>>

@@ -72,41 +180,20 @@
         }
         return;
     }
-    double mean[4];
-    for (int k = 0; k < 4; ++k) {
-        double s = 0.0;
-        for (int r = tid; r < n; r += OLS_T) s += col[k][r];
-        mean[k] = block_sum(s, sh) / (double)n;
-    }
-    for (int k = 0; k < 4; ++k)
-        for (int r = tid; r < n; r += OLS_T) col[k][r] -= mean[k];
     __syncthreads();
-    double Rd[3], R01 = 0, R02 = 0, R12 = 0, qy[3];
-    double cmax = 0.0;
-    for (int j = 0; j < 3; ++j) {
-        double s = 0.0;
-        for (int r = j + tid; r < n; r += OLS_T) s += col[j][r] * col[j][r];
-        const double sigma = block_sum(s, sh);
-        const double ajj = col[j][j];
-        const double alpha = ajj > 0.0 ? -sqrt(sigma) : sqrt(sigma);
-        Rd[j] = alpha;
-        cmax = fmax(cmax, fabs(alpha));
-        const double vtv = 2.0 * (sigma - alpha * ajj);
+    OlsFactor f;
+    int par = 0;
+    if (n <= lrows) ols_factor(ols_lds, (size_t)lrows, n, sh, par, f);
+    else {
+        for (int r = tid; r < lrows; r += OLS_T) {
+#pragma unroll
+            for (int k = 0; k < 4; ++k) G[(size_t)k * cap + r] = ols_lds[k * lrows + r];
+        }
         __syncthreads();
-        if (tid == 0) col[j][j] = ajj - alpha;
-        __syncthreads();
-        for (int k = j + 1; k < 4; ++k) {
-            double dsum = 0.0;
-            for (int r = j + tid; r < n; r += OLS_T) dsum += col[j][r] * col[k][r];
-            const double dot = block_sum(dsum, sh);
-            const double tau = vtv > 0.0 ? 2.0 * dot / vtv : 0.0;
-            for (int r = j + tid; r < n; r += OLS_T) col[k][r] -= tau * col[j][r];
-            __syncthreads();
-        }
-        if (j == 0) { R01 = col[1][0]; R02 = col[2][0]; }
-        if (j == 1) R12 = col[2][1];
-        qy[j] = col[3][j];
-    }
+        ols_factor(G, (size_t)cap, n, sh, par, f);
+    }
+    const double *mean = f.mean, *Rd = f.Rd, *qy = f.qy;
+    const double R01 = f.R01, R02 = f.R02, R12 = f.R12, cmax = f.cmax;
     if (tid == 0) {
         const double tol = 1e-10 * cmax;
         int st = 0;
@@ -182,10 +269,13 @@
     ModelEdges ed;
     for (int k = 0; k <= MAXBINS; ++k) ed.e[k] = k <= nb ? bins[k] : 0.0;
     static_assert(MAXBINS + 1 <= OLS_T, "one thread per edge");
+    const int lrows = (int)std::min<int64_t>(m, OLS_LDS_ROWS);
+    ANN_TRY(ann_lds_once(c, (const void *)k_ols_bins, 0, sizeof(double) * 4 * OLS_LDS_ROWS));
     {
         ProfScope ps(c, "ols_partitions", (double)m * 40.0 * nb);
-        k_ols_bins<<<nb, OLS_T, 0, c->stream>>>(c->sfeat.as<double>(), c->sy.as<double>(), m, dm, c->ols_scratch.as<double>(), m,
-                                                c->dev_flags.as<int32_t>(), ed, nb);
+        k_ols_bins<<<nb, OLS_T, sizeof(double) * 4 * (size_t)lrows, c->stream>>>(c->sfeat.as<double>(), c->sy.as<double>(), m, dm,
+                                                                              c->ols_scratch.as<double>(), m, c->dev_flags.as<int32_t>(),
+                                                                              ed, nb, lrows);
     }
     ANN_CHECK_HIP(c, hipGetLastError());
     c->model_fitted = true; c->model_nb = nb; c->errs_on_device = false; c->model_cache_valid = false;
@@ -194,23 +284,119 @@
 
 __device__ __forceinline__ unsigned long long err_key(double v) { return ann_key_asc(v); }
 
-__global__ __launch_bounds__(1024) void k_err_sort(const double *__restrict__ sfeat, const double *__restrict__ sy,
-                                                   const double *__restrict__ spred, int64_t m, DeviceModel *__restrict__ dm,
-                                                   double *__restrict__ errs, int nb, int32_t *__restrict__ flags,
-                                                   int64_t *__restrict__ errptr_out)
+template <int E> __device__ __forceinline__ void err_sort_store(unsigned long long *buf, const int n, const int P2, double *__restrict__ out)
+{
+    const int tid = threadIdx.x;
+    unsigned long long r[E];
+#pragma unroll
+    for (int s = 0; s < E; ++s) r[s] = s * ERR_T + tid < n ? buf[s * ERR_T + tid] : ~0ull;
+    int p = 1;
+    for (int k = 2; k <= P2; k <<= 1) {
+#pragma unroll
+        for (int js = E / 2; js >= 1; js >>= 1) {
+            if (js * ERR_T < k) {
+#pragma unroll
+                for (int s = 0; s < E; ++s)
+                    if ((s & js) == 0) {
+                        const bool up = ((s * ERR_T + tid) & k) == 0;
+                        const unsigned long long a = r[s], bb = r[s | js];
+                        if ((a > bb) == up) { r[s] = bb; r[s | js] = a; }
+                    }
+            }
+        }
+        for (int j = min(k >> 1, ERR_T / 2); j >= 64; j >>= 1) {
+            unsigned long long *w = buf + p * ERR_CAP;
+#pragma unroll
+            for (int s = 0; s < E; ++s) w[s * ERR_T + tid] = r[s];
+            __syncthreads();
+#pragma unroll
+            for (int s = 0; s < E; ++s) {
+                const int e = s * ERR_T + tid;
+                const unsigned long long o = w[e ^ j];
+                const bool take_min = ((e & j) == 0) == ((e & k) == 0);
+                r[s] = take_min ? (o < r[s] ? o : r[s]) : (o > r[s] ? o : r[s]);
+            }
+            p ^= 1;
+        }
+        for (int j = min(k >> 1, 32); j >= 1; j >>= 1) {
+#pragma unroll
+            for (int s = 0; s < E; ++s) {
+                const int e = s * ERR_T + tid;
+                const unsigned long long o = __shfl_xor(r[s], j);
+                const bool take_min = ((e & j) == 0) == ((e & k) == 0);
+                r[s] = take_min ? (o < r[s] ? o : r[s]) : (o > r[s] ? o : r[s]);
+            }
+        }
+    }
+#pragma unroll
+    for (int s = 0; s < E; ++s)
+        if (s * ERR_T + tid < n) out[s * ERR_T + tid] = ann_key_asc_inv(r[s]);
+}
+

<<

Exact reproduction of the lines from the top of the material through the line where "qy[j] = col[3][j];" appears is required, both boundary lines included, with no other output.

@@ -72,41 +180,20 @@
         }
         return;
     }
-    double mean[4];
-    for (int k = 0; k < 4; ++k) {
-        double s = 0.0;
-        for (int r = tid; r < n; r += OLS_T) s += col[k][r];
-        mean[k] = block_sum(s, sh) / (double)n;
-    }
-    for (int k = 0; k < 4; ++k)
-        for (int r = tid; r < n; r += OLS_T) col[k][r] -= mean[k];
     __syncthreads();
-    double Rd[3], R01 = 0, R02 = 0, R12 = 0, qy[3];
-    double cmax = 0.0;
-    for (int j = 0; j < 3; ++j) {
-        double s = 0.0;
-        for (int r = j + tid; r < n; r += OLS_T) s += col[j][r] * col[j][r];
-        const double sigma = block_sum(s, sh);
-        const double ajj = col[j][j];
-        const double alpha = ajj > 0.0 ? -sqrt(sigma) : sqrt(sigma);
-        Rd[j] = alpha;
-        cmax = fmax(cmax, fabs(alpha));
-        const double vtv = 2.0 * (sigma - alpha * ajj);
+    OlsFactor f;
+    int par = 0;
+    if (n <= lrows) ols_factor(ols_lds, (size_t)lrows, n, sh, par, f);
+    else {
+        for (int r = tid; r < lrows; r += OLS_T) {
+#pragma unroll
+            for (int k = 0; k < 4; ++k) G[(size_t)k * cap + r] = ols_lds[k * lrows + r];
+        }
         __syncthreads();
-        if (tid == 0) col[j][j] = ajj - alpha;
-        __syncthreads();
-        for (int k = j + 1; k < 4; ++k) {
-            double dsum = 0.0;
-            for (int r = j + tid; r < n; r += OLS_T) dsum += col[j][r] * col[k][r];
-            const double dot = block_sum(dsum, sh);
-            const double tau = vtv > 0.0 ? 2.0 * dot / vtv : 0.0;
-            for (int r = j + tid; r < n; r += OLS_T) col[k][r] -= tau * col[j][r];
-            __syncthreads();
-        }
-        if (j == 0) { R01 = col[1][0]; R02 = col[2][0]; }
-        if (j == 1) R12 = col[2][1];
-        qy[j] = col[3][j];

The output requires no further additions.